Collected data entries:
◆ ◆ ◆ ◆ ◆ ◆ ◆
MRE_DEV float* jpA(Sm& s, int i) { return s.JpA[i - 7 - s.nl]; }
MRE_DEV const float* jpA(const Sm& s, int i) { return s.JpA[i - 7 - s.nl]; }
MRE_DEV float* jpB(Sm& s, int i) { const int cr = i - 7 - s.nl; return s.JpB[3 * s.con_bslot[cr / 3] + cr % 3]; }
MRE_DEV const float* jpB(const Sm& s, int i) { const int cr = i - 7 - s.nl; return s.JpB[3 * s.con_bslot[cr / 3] + cr % 3]; }
MRE_DEV void jac_prop(Sm& s, int i, int slot, int b, const float* p, const float* ax, float sg) {
  float off[3];
  v3sub(off, p, s.xpos[b]);
  float* J = slot == 0 ? jpA(s, i) : jpB(s, i);
  for (int k = 0; k < 3; k++) {
    J[k] = sg * ax[k];
    float axk[3] = {s.xmat[b][k], s.xmat[b][3 + k], s.xmat[b][6 + k]}, t[3];
    v3cross(t, axk, off);
    J[3 + k] = sg * v3dot(ax, t);
  }
}

MRE_DEV float row_dot(const Sm& s, int i, const float* vec) {
  const int h = s.hdr[i];
  const int rs = h & 0xFF, pa = (h >> 8) & 0xF, pb = (h >> 12) & 0xF;
  float acc = 0.f;
  if (rs != HDR_NONE)
    for (int j = 0; j < NRV; j++) acc += s.Jr[rs][j] * vec[j];
  if (pa < NPROP)
    { const float* ja = jpA(s, i); for (int k = 0; k < 6; k++) acc += ja[k] * vec[NRV + 6 * pa + k]; }
  if (pb < NPROP)
    { const float* jb = jpB(s, i); for (int k = 0; k < 6; k++) acc += jb[k] * vec[NRV + 6 * pb + k]; }
  return acc;
}

MRE_DEV void row_dot2(const Sm& s, int i, const float* v1, const float* v2, float& r1, float& r2) {
  const int h = s.hdr[i];
  const int rs = h & 0xFF, pa = (h >> 8) & 0xF, pb = (h >> 12) & 0xF;
  float a1 = 0.f, a2 = 0.f;
  if (rs != HDR_NONE)
    for (int j = 0; j < NRV; j++) { const float jv = s.Jr[rs][j]; a1 += jv * v1[j]; a2 += jv * v2[j]; }
  if (pa < NPROP) {
    const float* ja = jpA(s, i);
    for (int k = 0; k < 6; k++) { const float jv = ja[k]; a1 += jv * v1[NRV + 6 * pa + k]; a2 += jv * v2[NRV + 6 * pa + k]; }
  }
  if (pb < NPROP) {
    const float* jb = jpB(s, i);
    for (int k = 0; k < 6; k++) { const float jv = jb[k]; a1 += jv * v1[NRV + 6 * pb + k]; a2 += jv * v2[NRV + 6 * pb + k]; }
  }
  r1 = a1; r2 = a2;
}

#ifndef MRE_NEWTON
MRE_PHASE_FN void solve_robot_rows(Sm& s, int l) {
  for (int rs = l; rs < s.nrrow; rs += 64) {
    float x[NRV];
#pragma unroll
    for (int k = 0; k < NRV; k++) x[k] = s.Jr[rs][k];
    solve_robot_regs(s.qLD, s.qLDinv, x);
#pragma unroll
    for (int k = 0; k < NRV; k++) s.Br[rs][k] = x[k];
  }
  MRE_SYNC();
}

#endif

constexpr int GRIP0 = GRIP_BODY0;

MRE_PHASE_FN void assemble_constraints(ModelP M, Sm& s, int l) {
  int lim = 0, lim_side = 0;
  if (l >= 1 && l < NRB && M->jnt_limited[l]) {
    const double q = robot_q(s, l - 1);
    if (q - (double)M->jnt_range[l][0] < 0.0) { lim = 1; lim_side = -1; }
    else if ((double)M->jnt_range[l][1] - q < 0.0) { lim = 1; lim_side = 1; }
  }
  const unsigned long long limm = __ballot(lim != 0);
  const int lim_idx = __popcll(limm & ((1ull << l) - 1ull));
  if (l == 0) s.nl = __popcll(limm);
  if (lim) s.lim_info[lim_idx] = l | ((lim_side > 0 ? 1 : 0) << 8);
  if (l < s.ncon) {
    const int pr = s.con_pair[l];
    s.con_b1[l] = (uint8_t)M->pair_rec[pr].b1;
    s.con_b2[l] = (uint8_t)M->pair_rec[pr].b2;
  }
  MRE_SYNC();
#ifndef MRE_NEWTON
  {
    static_assert(sizeof(s.sched) % 4 == 0, "schedule cleared by words");
    unsigned* w = reinterpret_cast<unsigned*>(&s.sched[0][0]);
    for (int e = l; e < (int)(sizeof(s.sched) / 4); e += 64) w[e] = 0x01010101u * (unsigned)SCHED_NONE;
  }
#endif
  {
    const int base = 7 + s.nl, ncon0 = s.ncon;
    const bool on = l < ncon0;
    const int cb1 = on ? s.con_b1[l] : 0, cb2 = on ? s.con_b2[l] : 0;
    const bool rob_any = on && ((cb1 < NRB && cb1 > 0) || (cb2 < NRB && cb2 > 0));
    const bool fing = on && ((cb1 >= GRIP_BODY0 && cb1 < NRB) || (cb2 >= GRIP_BODY0 && cb2 < NRB));
    const unsigned long long fingm = __ballot(fing);
    const bool two_props = on && cb1 >= NRB && cb2 >= NRB;
    const unsigned long long lt = (1ull << l) - 1ull;
    const unsigned long long rmask = __ballot(rob_any), tmask = __ballot(two_props);
    const int my_r = base + 3 * __popcll(rmask & lt), my_b = __popcll(tmask & lt);
    const bool fail = on && (base + 3 * (l + 1) > NEFC_MAX || (rob_any && my_r + 3 > NRROW_MAX) ||
                             (two_props && my_b >= NPP_MAX));
    const unsigned long long fmask = __ballot(fail);
    const int kept = fmask != 0ull ? (int)__builtin_ctzll(fmask) : ncon0;
    if (l < kept) {
      s.con_rslot[l] = rob_any ? my_r : HDR_NONE;
      s.con_bslot[l] = two_props ? my_b : 0;
    }
    MRE_SYNC();
    if (l == 0) {
      const unsigned long long below = kept >= 64 ? ~0ull : ((1ull << kept) - 1ull);
      if (fmask != 0ull) s.overflow = 1;
      s.ncon = kept;
      s.nefc = base + 3 * kept;
      s.nrrow = base + 3 * __popcll(rmask & below);
      s.npp = __popcll(tmask & below);
      s.finger_contact = (fingm & below) != 0ull;
#ifdef MRE_NEWTON
      s.nsched = 0; s.nblk = 0;
#else
      build_schedule(M, s);
#endif
    }
  }
  MRE_SYNC();
  const int nefc = s.nefc, nl = s.nl;
  for (int e = l; e < s.nrrow * NRV; e += 64) (&s.Jr[0][0])[e] = 0.f;
#ifndef MRE_NEWTON
  for (int e = l; e < 8 * 16; e += 64) (&s.blkrec[0][0])[e] = 0.f;
#endif
  MRE_SYNC();
  for (int i = l; i < nefc; i += 64) {
    int rs = HDR_NONE, pa = 0xF, pb = 0xF;
    float pos = 0.f, margin = 0.f, diag = 0.f, imp_pos = 0.f;
    const float *solref, *solimp;
    bool fric_row = false;
    float R0scale = 1.0f;
    if (i < 7) {
      rs = i;
      const int e = i < 6 ? i / 3 : 2;
      solref = M->eq_solref[e]; solimp = M->eq_solimp[e];
      if (e < 2) {
        const int b1 = M->eq_obj[e][0], b2 = M->eq_obj[e][1], k = i % 3;
        int root = b1;
        while (root >= GRIP0) root = M->body_parent[root];
        const float* loc = &s.qfrc_con[16 * e];
        const float* R = s.xmat[root];
        float cp[3];
        m3mulv(cp, R, loc);
        const float rk[3] = {R[3 * k], R[3 * k + 1], R[3 * k + 2]};
        const int pb1 = M->body_parent[b1], pb2 = M->body_parent[b2];
        s.Jr[rs][b1 - 1] += v3dot(rk, loc + 4);
        if (pb1 >= GRIP0) s.Jr[rs][pb1 - 1] += v3dot(rk, loc + 7);
        s.Jr[rs][b2 - 1] += v3dot(rk, loc + 10);
        if (pb2 >= GRIP0) s.Jr[rs][pb2 - 1] += v3dot(rk, loc + 13);
        {
          const int n = M->chain_len[root];
          for (int c = 0; c < n; c++) {
            const int j = M->chain_dof[root][c];
            float t[3];
            v3cross(t, s.cdof[j], cp);
            s.Jr[rs][j] += sel3(t, k);
          }
        }
        pos = sel3(cp, k);
        imp_pos = v3norm(cp);
        diag = M->body_invweight0[b1][0] + M->body_invweight0[b2][0];
      } else {
        const int b1 = M->eq_obj[e][0], b2 = M->eq_obj[e][1];
        const int d1 = b1 - 1, d2 = b2 - 1;
        const float* pc = M->eq_data[e];
        const double dif64 = robot_q(s, d2) - (double)M->qpos0[d2];
        pos = (float)(robot_q(s, d1) - (double)M->qpos0[d1] -
                      ((double)pc[0] + dif64 * ((double)pc[1] + dif64 * ((double)pc[2] + dif64 * ((double)pc[3] + dif64 * (double)pc[4])))));
        const float dif = (float)dif64;
        const float deriv = pc[1] + dif * (2.f * pc[2] + dif * (3.f * pc[3] + dif * 4.f * pc[4]));
        s.Jr[rs][d1] += 1.f;
        s.Jr[rs][d2] -= deriv;
        imp_pos = pos;
        diag = M->dof_invweight0[d1] + M->dof_invweight0[d2];
      }
    } else if (i < 7 + nl) {
      rs = i;
      const int info = s.lim_info[i - 7], b = info & 0xFF, hi = (info >> 8) & 1;
      const double q = robot_q(s, b - 1);
      pos = (float)(hi ? ((double)M->jnt_range[b][1] - q) : (q - (double)M->jnt_range[b][0]));
      s.Jr[rs][b - 1] = hi ? -1.f : 1.f;
      imp_pos = pos;
      diag = M->dof_invweight0[b - 1];
      solref = M->jnt_solref[b]; solimp = M->jnt_solimp[b];
    } else {
      const int c = (i - 7 - nl) / 3, r = (i - 7 - nl) % 3;
      const int pr = s.con_pair[c];
      const int b1 = s.con_b1[c], b2 = s.con_b2[c];
      const float* ax = &s.con_frame[c][3 * r];
      const float* p = s.con_pos[c];
      const int rs0 = s.con_rslot[c];
      if (rs0 != HDR_NONE) rs = rs0 + r;
      int slot = 0;
      float dg = 0.f;
      if (b1 > 0) {
        if (b1 < NRB) { jac_robot(M, s, rs, b1, p, ax, -1.f); dg += M->body_invweight0[b1][0]; }
        else { pa = b1 - NRB; jac_prop(s, i, slot++, b1, p, ax, -1.f); dg += 1.0f / s.prop_mass[pa]; }
      }
      if (b2 > 0) {
        if (b2 < NRB) { jac_robot(M, s, rs, b2, p, ax, 1.f); dg += M->body_invweight0[b2][0]; }
        else {
          const int pid = b2 - NRB;
          if (slot == 0) pa = pid; else pb = pid;
          jac_prop(s, i, slot++, b2, p, ax, 1.f);
          dg += 1.0f / s.prop_mass[pid];
        }
      }
      diag = dg;
      solref = M->pair_solref[pr]; solimp = M->pair_solimp[pr];
      margin = M->pair_margin[pr] - M->pair_gap[pr];
      imp_pos = s.con_dist[c];
      if (r == 0) pos = s.con_dist[c];
      else {
        fric_row = true;
        pos = 0.f;
        R0scale = 1.0f / fmaxf(M->impratio, kMinVal);
      }
      if (M->cone == 0) {
        const float fr = M->pair_friction[pr][0];
        diag = dg * (1.f + fr * fr);
        R0scale = 2.f * fr * fr / fmaxf(M->impratio, kMinVal);
      }
    }
    s.hdr[i] = rs | (pa << 8) | (pb << 12);
    const float imp = impedance(solimp, imp_pos, margin);
    float tc = solref[0];
    const float dr = solref[1], dmax = clampf(solimp[1], 0.0001f, 0.9999f);
    float K, B;
    if (tc > 0.f) {
      tc = fmaxf(tc, 2.f * M->timestep);
      K = 1.0f / (dmax * dmax * tc * tc * dr * dr);
      B = 2.0f / (dmax * tc);
    } else { K = -tc / (dmax * dmax); B = -dr / dmax; }
    if (fric_row) K = 0.f;
    float R = fmaxf((1.f - imp) * diag / imp, kMinVal) * R0scale;
    if (M->cone == 0) R = fmaxf(R, kMinVal);
    const float vel = row_dot(s, i, s.qvel);
    const float efc_margin = fric_row ? 0.f : margin;
    const float aref = -B * vel - K * imp * (pos - efc_margin);
    rowR(s, i) = R; rowB(s, i) = aref;
#ifdef MRE_NEWTON
    if (i >= 7 + nl && (i - 7 - nl) % 3 == 0) s.con_fric[(i - 7 - nl) / 3] = M->pair_friction[s.con_pair[(i - 7 - nl) / 3]][0];
#else
    if (i >= 7 + nl && (i - 7 - nl) % 3 == 0) s.blkrec[8 + (i - 7 - nl) / 3][15] = M->pair_friction[s.con_pair[(i - 7 - nl) / 3]][0];
#endif
  }
  MRE_SYNC();
}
◆ ◆ ◆ ◆ ◆ ◆ ◆
— TASK TO COMPLETE —
There is a line with "const int c = (i" and a line with "K = 1.0f / (dmax" above. Copy exactly those two lines and all lines between them, with nothing else.

— WRITTEN REPLY —
      const int c = (i - 7 - nl) / 3, r = (i - 7 - nl) % 3;
      const int pr = s.con_pair[c];
      const int b1 = s.con_b1[c], b2 = s.con_b2[c];
      const float* ax = &s.con_frame[c][3 * r];
      const float* p = s.con_pos[c];
      const int rs0 = s.con_rslot[c];
      if (rs0 != HDR_NONE) rs = rs0 + r;
      int slot = 0;
      float dg = 0.f;
      if (b1 > 0) {
        if (b1 < NRB) { jac_robot(M, s, rs, b1, p, ax, -1.f); dg += M->body_invweight0[b1][0]; }
        else { pa = b1 - NRB; jac_prop(s, i, slot++, b1, p, ax, -1.f); dg += 1.0f / s.prop_mass[pa]; }
      }
      if (b2 > 0) {
        if (b2 < NRB) { jac_robot(M, s, rs, b2, p, ax, 1.f); dg += M->body_invweight0[b2][0]; }
        else {
          const int pid = b2 - NRB;
          if (slot == 0) pa = pid; else pb = pid;
          jac_prop(s, i, slot++, b2, p, ax, 1.f);
          dg += 1.0f / s.prop_mass[pid];
        }
      }
      diag = dg;
      solref = M->pair_solref[pr]; solimp = M->pair_solimp[pr];
      margin = M->pair_margin[pr] - M->pair_gap[pr];
      imp_pos = s.con_dist[c];
      if (r == 0) pos = s.con_dist[c];
      else {
        fric_row = true;
        pos = 0.f;
        R0scale = 1.0f / fmaxf(M->impratio, kMinVal);
      }
      if (M->cone == 0) {
        const float fr = M->pair_friction[pr][0];
        diag = dg * (1.f + fr * fr);
        R0scale = 2.f * fr * fr / fmaxf(M->impratio, kMinVal);
      }
    }
    s.hdr[i] = rs | (pa << 8) | (pb << 12);
    const float imp = impedance(solimp, imp_pos, margin);
    float tc = solref[0];
    const float dr = solref[1], dmax = clampf(solimp[1], 0.0001f, 0.9999f);
    float K, B;
    if (tc > 0.f) {
      tc = fmaxf(tc, 2.f * M->timestep);
      K = 1.0f / (dmax * dmax * tc * tc * dr * dr);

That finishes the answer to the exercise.